Kuala Lumpur, January 13 – One year on from the on-set of the COVID-19 pandemic, educators are still struggling with how best to keep students in schools, engaged and connected.
Local NGO, Dignity for Children Foundation (Dignity), with the support of UNHCR, the UN Refugee Agency’ have implemented a programme called “The Community Classroom” to bring education to the grassroots particularly the refugee communities in Malaysia.
Community Classroom works on the concept of empowering community educators to teach children in the community.
Explained Petrina Shee, Co-founder and CEO of Dignity: “Dignity operates an education programme in Sentul for children and youths aged between 2 to 18 years old based on the Montessori philosophy. We have developed in-house over 200 work books focusing on numeracy and literacy.
For the Community Classroom programme, we used these work books to train in-community educators who in turn will teach the children in their respective communities.
The current workbooks are divided into approximately 100 English workbooks and 100 Mathematics workbooks for children between the ages of four to eight. Workbooks for the nine to twelve years old group are being developed.”
Project coordinator Fadlin Linsai of Dignity hold weekly training with the community educators online. He would go through the weekly workbooks to make sure that the educators are sufficiently equipped before they start a new week. All relevant links and the workbooks are uploaded via Google Classroom for ease of access and learning.
“Not all the educators are trained as teachers but they are nonetheless very qualified. They hold professional degrees but could not do what they were trained for because they are refugees. With the Community Classroom, they are able to give back to their communities and, at the same time, acquire a skill that will help them make a fresh start and earn a living either locally or when they get settled in a new country,” said Fadlin.
The Community Classroom programme was implemented in March 2020. Currently the programme has 10 teachers reaching out to over 300 students. The majority of the teachers are women.
As an indication of commitment, each student is required to pay RM50 per month to attend classes. The students are also assessed after the completion of each phase before they can progress further. If need to, some would have to stay at a certain phase slightly longer even as their teacher revises the syllabus with them again.
The minimum number of students per class is 12 and the maximum 25 – depending on the “classroom” size and in accordance to COVID-19 SOPs.

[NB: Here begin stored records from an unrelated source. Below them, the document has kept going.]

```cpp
int mono_bias_act_f32(float *y, const float *bias, const float *residual, long long rows, int C, int relu, void *stream_) {
  if (!y || !bias) return -1;
  if (rows <= 0 || C <= 0 || (C & 3) || ((uintptr_t)y & 15) || ((uintptr_t)bias & 15) || ((uintptr_t)residual & 15)) return -2;
  hipStream_t stream = (hipStream_t)stream_;
  const long long n_vec = rows * C / 4;
  const int g = mono::grid_for_vec(n_vec);
  if (relu && residual) mono::bias_act_kernel<true, true><<<g, 256, 0, stream>>>(y, bias, residual, n_vec, C / 4);
  else if (relu) mono::bias_act_kernel<true, false><<<g, 256, 0, stream>>>(y, bias, nullptr, n_vec, C / 4);
  else if (residual) mono::bias_act_kernel<false, true><<<g, 256, 0, stream>>>(y, bias, residual, n_vec, C / 4);
  else mono::bias_act_kernel<false, false><<<g, 256, 0, stream>>>(y, bias, nullptr, n_vec, C / 4);
  return (int)hipGetLastError();
}

int mono_bias_relu_maxpool_nhwc_f32(const float *y, const float *bias, float *out, int N, int H, int W, int C, void *stream_) {
  if (!y || !bias || !out) return -1;
  if (N <= 0 || H <= 0 || W <= 0 || C <= 0 || (C & 3) || ((uintptr_t)y & 15) || ((uintptr_t)bias & 15) || ((uintptr_t)out & 15)) return -2;
  const int OH = (H - 1) / 2 + 1, OW = (W - 1) / 2 + 1;
  const long long n_items = (long long)N * OH * OW * (C / 4);
  mono::bias_relu_maxpool_kernel<<<mono::grid_for_vec(n_items), 256, 0, (hipStream_t)stream_>>>(y, bias, out, N, H, W, C / 4, OH, OW);
  return (int)hipGetLastError();
}

int mono_conv1x1_tail_f32(const float *x, const float *b_in, const float *w, const float *b_out, const float *res, float *y,
                          long long M, int K, int N, void *stream_) {
  if (!x || !b_in || !w || !b_out || !res || !y) return -1;
  if (M <= 0 || K != mono::kC1K || N != mono::kC1N) return -2;
  if (((uintptr_t)x & 15) || ((uintptr_t)w & 15) || ((uintptr_t)res & 15) || ((uintptr_t)y & 15)) return -2;
  if ((const float *)y == res || (const float *)y == x) return -2;
  const long long strips = (M + 31) / 32, per_wg = mono::kC1Threads / 64;
  const int grid = (int)std::min<long long>(512, (strips + per_wg - 1) / per_wg);
  mono::conv1x1_tail_kernel<<<grid, mono::kC1Threads, 0, (hipStream_t)stream_>>>(x, b_in, w, b_out, res, y, M);
  return (int)hipGetLastError();
}

int mono_conv1x1_tail_ds_f32(const float *x, const float *b_in, const float *w, const float *x0, const float *wd, const float *b_out,
                             float *y, long long M, int K, int N, void *stream_) {
  if (!x || !b_in || !w || !x0 || !wd || !b_out || !y) return -1;
  if (M <= 0 || K != mono::kC1K || N != mono::kC1N) return -2;
  if (((uintptr_t)x & 15) || ((uintptr_t)w & 15) || ((uintptr_t)x0 & 15) || ((uintptr_t)wd & 15) || ((uintptr_t)y & 15)) return -2;
  if ((const float *)y == x || (const float *)y == x0) return -2;
  const long long strips = (M + 31) / 32, per_wg = mono::kC1Threads2 / 64;
  const int grid = (int)std::min<long long>(256, (strips + per_wg - 1) / per_wg);
  mono::conv1x1_tail_ds_kernel<<<grid, mono::kC1Threads2, 0, (hipStream_t)stream_>>>(x, b_in, w, x0, wd, b_out, y, M);
  return (int)hipGetLastError();
}

int mono_conv1x1_head_f32(const float *x, const float *w, const float *b_out, float *y, long long M, int K, int N, void *stream_) {
  if (!x || !w || !b_out || !y) return -1;
  if (M <= 0 || (K != 64 && K != 256) || N != 64) return -2;
  if (((uintptr_t)x & 15) || ((uintptr_t)w & 15) || ((uintptr_t)y & 15)) return -2;
  const long long strips = (M + 31) / 32, per_wg = mono::kC1Threads / 64;
  const int grid = (int)std::min<long long>(512, (strips + per_wg - 1) / per_wg);
  if (K == 64) mono::conv1x1_head_kernel<64><<<grid, mono::kC1Threads, 0, (hipStream_t)stream_>>>(x, w, b_out, y, M);
  else mono::conv1x1_head_kernel<256><<<grid, mono::kC1Threads, 0, (hipStream_t)stream_>>>(x, w, b_out, y, M);
  return (int)hipGetLastError();
}

int mono_bias_relu_mask_f32(float *y, const float *bias, const float *residual, unsigned char *mask, long long rows, int C,
                            void *stream_) {
  if (!y || !bias || !mask) return -1;
  if (rows <= 0 || C <= 0 || (C & 3) || ((uintptr_t)y & 15) || ((uintptr_t)bias & 15) || ((uintptr_t)residual & 15)) return -2;
  const long long n_vec = rows * C / 4;
  const int g = mono::grid_for_vec(n_vec);
  if (residual) mono::bias_relu_mask_kernel<true><<<g, 256, 0, (hipStream_t)stream_>>>(y, bias, residual, mask, n_vec, C / 4);
  else mono::bias_relu_mask_kernel<false><<<g, 256, 0, (hipStream_t)stream_>>>(y, bias, nullptr, mask, n_vec, C / 4);
  return (int)hipGetLastError();
}

int mono_affine_relu_mask_f32(float *y, const float *scale, const float *shift, unsigned char *mask, long long rows, int C,
                              void *stream_) {
  if (!y || !scale || !shift || !mask) return -1;
  if (rows <= 0 || C <= 0 || (C & 3) || ((uintptr_t)y & 15) || ((uintptr_t)scale & 15) || ((uintptr_t)shift & 15)) return -2;
  const long long n_vec = rows * C / 4;
  mono::affine_relu_mask_kernel<<<mono::grid_for_vec(n_vec), 256, 0, (hipStream_t)stream_>>>(y, scale, shift, mask, n_vec, C / 4);
  return (int)hipGetLastError();
// ... 453 lines not shown
```

### monosowa_amd/monodetr/backbone.py

```python
import os

import torch
import torch.nn.functional as F
from torch import nn

from ..pointwise import (affine_relu, affine_relu_supported, bias_act, bias_act_fork, bias_relu_maxpool,
                         bias_relu_maxpool_supported, conv1x1_head, conv1x1_head_supported, conv1x1_tail,
                         conv1x1_tail_ds, conv1x1_tail_ds_supported, conv1x1_tail_supported)
from .misc import NestedTensor
from .position_encoding import build_position_encoding


AFFINE_IN_KERNEL = True
CACHE_SCALE_SHIFT = True
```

Classes with more than 25 students are usually split into two sessions – morning and afternoon.
Most of the classes are held in homes or community halls around the Klang Valley — Ampang, Batu Caves, Cheras and Sentul.
Added Fadlin: “We have trained another 180 teachers who are able to run community education centres in Terengganu, Kedah, Pahang, Penang, Johor and Melaka that is benefiting over 600 students. We are also developing more workbooks.”

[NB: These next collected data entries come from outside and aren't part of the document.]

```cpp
int Worker::launch(bool empty_linger) {
  if (q_.size() >= 2 || d_.dead) return NPOW_OK;
  if (q_.size() == 1 && g_budget_us.load() > 0 && budget_left_us() > kPrelaunchUs && live_slot()) return NPOW_OK;
  uint32_t n = 0;
  int idx[kMaxSlots];
  bool claimed = false;
  for (int s = 0; s < kMaxSlots; ++s)
    if (slots_[s].state == SlotState::kActive && !slots_[s].no_more) {
      idx[n++] = s;
      claimed = claimed || slots_[s].job->held_class();
    }
  if (claimed) n = hold_out(idx, n);
  if (n == 0 && !empty_linger) return NPOW_OK;
  if (!live_slot()) end_linger();
  PoolTable& t = *d_.h_tab[ring_];
  bool bounded = false;
  build_table(t, idx, n, &bounded);
  if (n == 0 && !t.linger) return NPOW_OK;
  const PoolShape sh = pool_shape(d_);
  const int r = ring_;
  ring_ = (ring_ + 1) % kEventRing;
  const size_t bytes = pool_table_bytes(n);
  DEVCHECK(d_, "pool launch");
  if (faults().hip_dev == d_.id && seq_ > faults().hip_after)
    return fail(NPOW_ERR_HIP, "injected launch failure (NANOPOW_FAULT_HIP)");
  if (!collect_.empty())
    HIPTRY(hipMemsetAsync(&d_.pst->hits[r & 1], 0, offsetof(PoolHits, rec), d_.stream));
  if (n <= (uint32_t)kArgEntries) {
    HIPTRY(hipEventRecord(d_.ev_start[r], d_.stream));
    HIPTRY(launch_pool_arg(d_.stream, sh.grid, t, bounded, d_.pst, d_.pmb_dev));
  } else {
    HIPTRY(hipMemcpyAsync(d_.d_tab[r], d_.h_tab[r], bytes, hipMemcpyHostToDevice, d_.stream));
    HIPTRY(hipEventRecord(d_.ev_start[r], d_.stream));
    HIPTRY(launch_pool(d_.stream, sh.grid, d_.d_tab[r], bounded, d_.pst, d_.pmb_dev));
  }
  if (!collect_.empty())
    HIPTRY(hipMemcpyAsync(d_.h_hit_ring + (size_t)r * (offsetof(PoolHits, rec) / sizeof(unsigned long long)),
                          &d_.pst->hits[r & 1], offsetof(PoolHits, rec), hipMemcpyDeviceToHost, d_.stream));
  HIPTRY(hipEventRecord(d_.ev_stop[r], d_.stream));
  if (q_.empty()) front_start_ = std::chrono::steady_clock::now();
  NPOW_DBGT("nanopow[%d]: launch %llu n=%u linger %u wsum %u (weights halved %u times) yield_base %llx slots:", d_.id,
            (unsigned long long)seq_, n, t.linger, t.wsum ? t.wsum : pool_claimed_pad_sum(t.pad), t.wdown, (unsigned long long)t.yield_base);
  for (uint32_t e = 0; e < n; ++e) NPOW_DBG(" %d/g%llu", idx[e], (unsigned long long)t.e[e].gen);
  NPOW_DBG("\n");
  q_.push_back({seq_, r, (uint32_t)ctl_, t.yield_base, t.counted != 0, t.linger != 0, t.wdown, bounded, collect_});
  publish_counted();
  return NPOW_OK;
}

int Worker::queue_readbacks() {
  constexpr size_t row = kPoolDoneShards * 8;
  DEVCHECK(d_, "pool read-back");
  for (int s = 0; s < kMaxSlots; ++s) {
    Slot& sl = slots_[s];
    if (sl.state != SlotState::kDraining || sl.readback || sl.no_readback) continue;
    if (!g_readback_always && !d_.dead) {
      if (sl.early) {
        if (++early_count_ % kVerifyEvery != 0) {
          sl.no_readback = true;
          continue;
        }
      } else if (!sl.fin_seen && sl.stop_us > 0 && !sl.requeue && !sl.inflight.empty() &&
                 now_us() - sl.stop_us < g_linger_us) {
        continue;
      }
    }
    HIPTRY(hipMemcpyAsync(d_.h_done + (size_t)s * row, &d_.pst->done[s][0], row * sizeof(unsigned long long),
                          hipMemcpyDeviceToHost, d_.stream));
    HIPTRY(hipEventRecord(d_.ev_done[s], d_.stream));
    sl.readback = true;
  }
  return NPOW_OK;
}

void Worker::trace_launch(const PoolInflight& f, uint64_t g0, uint64_t g1) {
  float ev = 0.f;
  if (hipEventElapsedTime(&ev, d_.ev_start[f.ring], d_.ev_stop[f.ring]) == hipSuccess)
    fprintf(stderr, "nanopow-launch dev %d launch %llu: events %.1f clock waves %.1f us, start %.1f us after the "
            "previous end\n", d_.id, (unsigned long long)f.seq, ev * 1e3, (double)(g1 - g0) / 100.0,
            prev_g1_ ? ((double)g0 - (double)prev_g1_) / 100.0 : -1.0);
  prev_g1_ = g1;
// ... 502 lines not shown
```

### nano-dpow_amd/csrc/npow_pool_impl.h

```cpp
#pragma once
#include <cstdio>
#include <cstdlib>
#include <cstring>

#include "npow_pool.h"

namespace npow {

inline const char* env_str(const char* name, const char* dflt) { const char* e = getenv(name); return e ? e : dflt; }
inline double env_num(const char* name, double dflt) { const char* e = getenv(name); return e ? atof(e) : dflt; }
inline const double g_poll_us = env_num("NANOPOW_POLL_US", 50.0);
inline const bool g_debug = getenv("NANOPOW_DEBUG") != nullptr;
inline const int g_linger_env = getenv("NANOPOW_LINGER") ? (getenv("NANOPOW_LINGER")[0] == '0' ? 0 : 1) : -1;
inline const uint32_t g_linger_p = [] {
  uint32_t p = (uint32_t)atoi(env_str("NANOPOW_LINGER_P", "0")), q = 1;
  while (p && q < p) q <<= 1;
  return p ? q : 0u;
}();
inline const double g_linger_us = env_num("NANOPOW_LINGER_US", 1000.0);
inline const bool g_readback_always = strcmp(env_str("NANOPOW_READBACK", ""), "always") == 0;
inline const bool g_watcher_on = strcmp(env_str("NANOPOW_WATCHER", "1"), "0") != 0;
inline const double g_watch_nap_us = env_num("NANOPOW_WATCH_NAP_US", 20.0);
inline const bool g_trace_lat = getenv("NANOPOW_TRACE_LATENCY") != nullptr;
inline const bool g_trace_steps = getenv("NANOPOW_TRACE_STEPS") != nullptr;
inline const bool g_wait_spin = env_str("NANOPOW_WAIT_SPIN", "1")[0] != '0';

struct Faults {
  uint64_t invalid_mask = 0;
  int hip_dev = -1;
  uint64_t hip_after = 0;
  bool retarget_blind = false;
  bool no_moves = false;
};
const Faults& faults();

#define NPOW_DBG(...) \
  do { if (g_debug) fprintf(stderr, __VA_ARGS__); } while (0)
#define NPOW_DBGT(...) \
  do { if (g_debug) fprintf(stderr, "[%.3f] ", now_us() * 1e-3), fprintf(stderr, __VA_ARGS__); } while (0)

void wake_worker(Device& d);


inline void mb_kill(Device& d, int s, uint64_t gen) {
  __atomic_store_n(&d.pmb->kill[s], gen, __ATOMIC_RELEASE);
  __atomic_fetch_add(&d.pmb->kills, 1ull, __ATOMIC_RELEASE);
}
inline void mb_boost(Device& d, int s, uint64_t gen, uint32_t weight) {
  __atomic_store_n(&d.pmb->boost[s], pool_boost_word(gen, pool_wsh(weight)), __ATOMIC_RELEASE);
  __atomic_fetch_add(&d.pmb->kills, 1ull << 32, __ATOMIC_RELEASE);
}
inline void mb_floor(Device& d, int s, uint64_t gen, uint64_t threshold) {
  PoolFloor& f = d.pmb->floor[s];
  if (__atomic_load_n(&f.gen, __ATOMIC_RELAXED) != gen) {
    __atomic_store_n(&f.threshold, threshold, __ATOMIC_RELAXED);
    __atomic_store_n(&f.gen, gen, __ATOMIC_RELEASE);
  } else {
    __atomic_store_n(&f.threshold, threshold, __ATOMIC_RELEASE);
  }
}
inline void mb_yield(Device& d, uint64_t& ctl) {
  ctl += 1ull << 32;
  __atomic_store_n(&d.pmb->ctl, ctl, __ATOMIC_RELEASE);
}
template <class F>
inline void for_each_gpu_slot(Job& j, F&& f) {
// ... 23 lines not shown
```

UNCHR funds the teachers’ training and wages, the development of the weekly workbooks and equipment.
Apart from numeracy and literacy workbooks, Dignity has also started development of workbooks based on National Geographic magazines. This is to encourage students to be more passionate about the environment and nature as part of a holistic approach to education. These NATGEO workbooks have yet to be published pending copyright approvals.

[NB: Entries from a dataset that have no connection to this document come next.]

template <typename T, int BM, int BN, int WAVES_M, int WAVES_N, bool TA, bool TB, bool VEC, bool IDX>
__device__ __forceinline__ void
gemm_body(int64_t M, int64_t N, int64_t K, const T* __restrict__ A, int64_t lda, const T* __restrict__ B, int64_t ldb,
          T* __restrict__ C, int64_t ldc, const GemmIndex& ix) {
  using MF = Mfma<T>;
  constexpr int BK = 16;
  constexpr int MT = MF::MT;
  constexpr int TM = BM / (WAVES_M * MT);
  constexpr int TN = BN / (WAVES_N * MT);
  constexpr int PAD = 4;
  constexpr int A_PER = BM * BK / 256, B_PER = BN * BK / 256;
  static_assert(WAVES_M * WAVES_N == 4, "4 waves per workgroup");
  static_assert(TM >= 1 && TN >= 1, "tile too small");
  constexpr bool VA = VEC && A_PER % 4 == 0, VB = VEC && B_PER % 4 == 0;

  __shared__ T As[BK][BM + PAD];
  __shared__ T Bs[BK][BN + PAD];

  const int tid = threadIdx.x;
  const int lane = tid & 63;
  const int wave = tid >> 6;
  const int wm = wave / WAVES_N;
  const int wn = wave % WAVES_N;
  const int64_t m0 = (int64_t)blockIdx.x * BM;
  const int64_t n0 = (int64_t)blockIdx.y * BN;

  typename MF::acc_t acc[TM][TN];
#pragma unroll
  for (int i = 0; i < TM; ++i)
#pragma unroll
    for (int j = 0; j < TN; ++j)
#pragma unroll
      for (int r = 0; r < MF::NACC; ++r) acc[i][j][r] = (T)0;

  T ra[A_PER], rb[B_PER];

  constexpr int kIdxK = 1024;
  __shared__ int64_t acol_s[(IDX && !TA && VEC) ? kIdxK : 1];
  int64_t arow_q[(A_PER / 4) > 0 ? (A_PER / 4) : 1];
  const bool idx_fast = IDX && !TA && VA && ix.a_row != nullptr && K <= kIdxK;
  if (IDX && !TA && VA) {
    if (idx_fast) {
      for (int64_t kk = tid; kk < K; kk += 256) acol_s[kk] = ix.a_col[kk];
#pragma unroll
      for (int i = 0; i < A_PER / 4; ++i) {
        const int m = (tid + 256 * i) / (BK / 4);
        arow_q[i] = m0 + m < M ? ix.a_row[m0 + m] : 0;
      }
      __syncthreads();
    }
  }

  const bool inner_a = VA && m0 + BM <= M && !ix.guarded, inner_b = VB && n0 + BN <= N && !ix.guarded;
  auto fetch_a = [&](int64_t k0) {
    if (VA && inner_a && k0 + BK <= K) {
#pragma unroll
      for (int i = 0; i < A_PER / 4; ++i) {
        const int e = tid + 256 * i;
        const T* src;
        if (TA) {
          src = A + (k0 + e / (BM / 4)) * lda + m0 + (e % (BM / 4)) * 4;
        } else {
          const int m = e / (BK / 4), k = (e % (BK / 4)) * 4;
          if (IDX && idx_fast) src = A + arow_q[i] + acol_s[k0 + k];
          else if (IDX && ix.a_row) src = A + ix.a_row[m0 + m] + ix.a_col[k0 + k];
          else src = A + (m0 + m) * lda + k0 + k;
        }
        const Quad<T> q = *reinterpret_cast<const Quad<T>*>(src);
#pragma unroll
        for (int j = 0; j < 4; ++j) ra[4 * i + j] = q.v[j];
      }
    } else if (VA) {
#pragma unroll
      for (int i = 0; i < A_PER / 4; ++i) {
        const int e = tid + 256 * i;
        Quad<T> q;
        q.v[0] = q.v[1] = q.v[2] = q.v[3] = (T)0;
        if (TA) {
          const int k = e / (BM / 4), m = (e % (BM / 4)) * 4;
          if (k0 + k < K && m0 + m < M) q = *reinterpret_cast<const Quad<T>*>(A + (k0 + k) * lda + m0 + m);
        } else {
          const int m = e / (BK / 4), k = (e % (BK / 4)) * 4;
          if (k0 + k < K && m0 + m < M) {
            if (IDX && idx_fast) q = *reinterpret_cast<const Quad<T>*>(A + arow_q[i] + acol_s[k0 + k]);
            else if (IDX && ix.a_row) q = *reinterpret_cast<const Quad<T>*>(A + ix.a_row[m0 + m] + ix.a_col[k0 + k]);
            else q = *reinterpret_cast<const Quad<T>*>(A + (m0 + m) * lda + k0 + k);
          }
        }
#pragma unroll
        for (int j = 0; j < 4; ++j) ra[4 * i + j] = q.v[j];
      }
    } else {
#pragma unroll
      for (int i = 0; i < A_PER; ++i) {
        const int e = tid + 256 * i;
        int m, k;
        if (TA) {
          k = e / BM;
          m = e % BM;
        } else {
          m = e / BK;
          k = e % BK;
        }
        const int64_t gk = k0 + k, gm = m0 + m;
        if (IDX && ix.a_row) ra[i] = (gk < K && gm < M) ? A[ix.a_row[gm] + ix.a_col[gk]] : (T)0;
        else ra[i] = (gk < K && gm < M) ? (TA ? A[gk * lda + gm] : A[gm * lda + gk]) : (T)0;
      }
    }
  };
  auto fetch_b = [&](int64_t k0) {
    if (VB && inner_b && k0 + BK <= K) {
#pragma unroll
      for (int i = 0; i < B_PER / 4; ++i) {
        const int e = tid + 256 * i;
        const T* src = TB ? B + (n0 + e / (BK / 4)) * ldb + k0 + (e % (BK / 4)) * 4
                          : B + (k0 + e / (BN / 4)) * ldb + n0 + (e % (BN / 4)) * 4;
        const Quad<T> q = *reinterpret_cast<const Quad<T>*>(src);
#pragma unroll
        for (int j = 0; j < 4; ++j) rb[4 * i + j] = q.v[j];
      }
    } else if (VB) {
#pragma unroll
      for (int i = 0; i < B_PER / 4; ++i) {
        const int e = tid + 256 * i;
        Quad<T> q;
        q.v[0] = q.v[1] = q.v[2] = q.v[3] = (T)0;
        if (TB) {
          const int n = e / (BK / 4), k = (e % (BK / 4)) * 4;
          if (k0 + k < K && n0 + n < N) q = *reinterpret_cast<const Quad<T>*>(B + (n0 + n) * ldb + k0 + k);
        } else {
          const int k = e / (BN / 4), n = (e % (BN / 4)) * 4;
          if (k0 + k < K && n0 + n < N) q = *reinterpret_cast<const Quad<T>*>(B + (k0 + k) * ldb + n0 + n);
        }
#pragma unroll
        for (int j = 0; j < 4; ++j) rb[4 * i + j] = q.v[j];
      }
    } else {
#pragma unroll
      for (int i = 0; i < B_PER; ++i) {
        const int e = tid + 256 * i;
        int n, k;
        if (TB) {
          n = e / BK;
          k = e % BK;
        } else {
          k = e / BN;
          n = e % BN;
        }
        const int64_t gk = k0 + k, gn = n0 + n;
        rb[i] = (gk < K && gn < N) ? (TB ? B[gn * ldb + gk] : B[gk * ldb + gn]) : (T)0;
      }
    }
  };
  auto commit = [&]() {
    if (VA) {
#pragma unroll
      for (int i = 0; i < A_PER / 4; ++i) {
        const int e = tid + 256 * i;
        if (TA) {
          const int k = e / (BM / 4), m = (e % (BM / 4)) * 4;
#pragma unroll
          for (int j = 0; j < 4; ++j) As[k][m + j] = ra[4 * i + j];
        } else {
          const int m = e / (BK / 4), k = (e % (BK / 4)) * 4;
#pragma unroll
          for (int j = 0; j < 4; ++j) As[k + j][m] = ra[4 * i + j];
        }
      }
    } else {
#pragma unroll
      for (int i = 0; i < A_PER; ++i) {
        const int e = tid + 256 * i;
        if (TA) As[e / BM][e % BM] = ra[i];
        else As[e % BK][e / BK] = ra[i];
      }
    }
    if (VB) {
#pragma unroll
      for (int i = 0; i < B_PER / 4; ++i) {
        const int e = tid + 256 * i;
        if (TB) {
          const int n = e / (BK / 4), k = (e % (BK / 4)) * 4;
#pragma unroll
          for (int j = 0; j < 4; ++j) Bs[k + j][n] = rb[4 * i + j];
        } else {
          const int k = e / (BN / 4), n = (e % (BN / 4)) * 4;
#pragma unroll
          for (int j = 0; j < 4; ++j) Bs[k][n + j] = rb[4 * i + j];
        }
      }
    } else {
#pragma unroll
      for (int i = 0; i < B_PER; ++i) {
        const int e = tid + 256 * i;
        if (TB) Bs[e % BK][e / BK] = rb[i];
        else Bs[e / BN][e % BN] = rb[i];
      }
    }
  };

  fetch_a(0);
  fetch_b(0);
  const int fi = MF::frag_idx(lane);
  const int fk = MF::frag_k(lane);
  for (int64_t k0 = 0; k0 < K; k0 += BK) {
    __syncthreads();
    commit();
    __syncthreads();
    if (k0 + BK < K) {
      fetch_a(k0 + BK);
      fetch_b(k0 + BK);
    }
#pragma unroll
    for (int kk = 0; kk < BK; kk += MF::KS) {
      T a[TM], b[TN];
#pragma unroll
      for (int i = 0; i < TM; ++i) a[i] = As[kk + fk][(wm * TM + i) * MT + fi];
#pragma unroll
      for (int j = 0; j < TN; ++j) b[j] = Bs[kk + fk][(wn * TN + j) * MT + fi];
#pragma unroll
      for (int i = 0; i < TM; ++i)
#pragma unroll
        for (int j = 0; j < TN; ++j) acc[i][j] = MF::mma(a[i], b[j], acc[i][j]);
    }
  }

  if constexpr (IDX && MF::MT == 32 && BM == 128 && BN == 128 && sizeof(T) == 4) {
    if (ix.c_row) {
      __shared__ float cstage[4][32][36];
      float (*st)[36] = cstage[wave];
      const int rl0 = lane >> 3, cl = (lane & 7) * 4;
      int64_t roff[TM][4], coff[TN][4];
#pragma unroll
      for (int j = 0; j < TN; ++j) {
        const int64_t col = n0 + (wn * TN + j) * MT + cl;
#pragma unroll
        for (int e = 0; e < 4; ++e) coff[j][e] = col + e < N ? ix.c_col[col + e] : -1;
      }
#pragma unroll
      for (int i = 0; i < TM; ++i)
#pragma unroll
        for (int ps = 0; ps < 4; ++ps) {
          const int64_t row = m0 + (wm * TM + i) * MT + rl0 + 8 * ps;
          roff[i][ps] = row < M ? ix.c_row[row] : -1;
        }
#pragma unroll
      for (int i = 0; i < TM; ++i)
#pragma unroll
        for (int j = 0; j < TN; ++j) {
#pragma unroll
          for (int r = 0; r < MF::NACC; ++r) st[MF::acc_row(r, lane)][MF::acc_col(lane)] = acc[i][j][r];
          __builtin_amdgcn_fence(__ATOMIC_RELEASE, "wavefront");
          __builtin_amdgcn_wave_barrier();
          __builtin_amdgcn_fence(__ATOMIC_ACQUIRE, "wavefront");
          const bool run = coff[j][0] >= 0 && coff[j][3] == coff[j][0] + 3 && coff[j][1] == coff[j][0] + 1 &&
                           coff[j][2] == coff[j][0] + 2;
#pragma unroll
          for (int ps = 0; ps < 4; ++ps) {
            const float4 v = *reinterpret_cast<const float4*>(&st[rl0 + 8 * ps][cl]);
            const int64_t ro = roff[i][ps];
            if (ro < 0) continue;
            if (run && ((ro + coff[j][0]) & 3) == 0) {
              *reinterpret_cast<float4*>(C + ro + coff[j][0]) = v;
            } else {
              if (coff[j][0] >= 0) C[ro + coff[j][0]] = v.x;
              if (coff[j][1] >= 0) C[ro + coff[j][1]] = v.y;
              if (coff[j][2] >= 0) C[ro + coff[j][2]] = v.z;
              if (coff[j][3] >= 0) C[ro + coff[j][3]] = v.w;
            }
          }
          __builtin_amdgcn_fence(__ATOMIC_RELEASE, "wavefront");
          __builtin_amdgcn_wave_barrier();
        }
      return;
    }
  }
  if (IDX && ix.c_row) {
    int64_t roff[TM][MF::NACC], coff[TN];
#pragma unroll
    for (int j = 0; j < TN; ++j) {
      const int64_t col = n0 + (wn * TN + j) * MT + MF::acc_col(lane);
      coff[j] = col < N ? ix.c_col[col] : -1;
    }
#pragma unroll
    for (int i = 0; i < TM; ++i)
#pragma unroll
      for (int r = 0; r < MF::NACC; ++r) {
        const int64_t row = m0 + (wm * TM + i) * MT + MF::acc_row(r, lane);
        roff[i][r] = row < M ? ix.c_row[row] : -1;
      }
#pragma unroll
    for (int i = 0; i < TM; ++i)
#pragma unroll
      for (int j = 0; j < TN; ++j)
#pragma unroll
        for (int r = 0; r < MF::NACC; ++r)
          if (roff[i][r] >= 0 && coff[j] >= 0) C[roff[i][r] + coff[j]] = acc[i][j][r];
    return;
  }
#pragma unroll
  for (int i = 0; i < TM; ++i)
#pragma unroll
    for (int j = 0; j < TN; ++j) {
      const int64_t col = n0 + (wn * TN + j) * MT + MF::acc_col(lane);
#pragma unroll
      for (int r = 0; r < MF::NACC; ++r) {
        const int64_t row = m0 + (wm * TM + i) * MT + MF::acc_row(r, lane);
        if (row < M && col < N) C[row * ldc + col] = acc[i][j][r];
      }
    }
}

Fadlin revealed that he hopes to extend the Community Classroom project to his home state of Sabah. “Coming from Sabah I know the challenges faced by educators particularly in the interiors. I shared the programme with my hometown in Pitas, Sabah, but I hope to be able to extend that to other areas so that they too can benefit from the programme.”
Looking back, there are positives to the whole COVID-19 pandemic. As the saying goes, necessity is the mother of invention and truly the Community Classroom is one that will cascade through generations.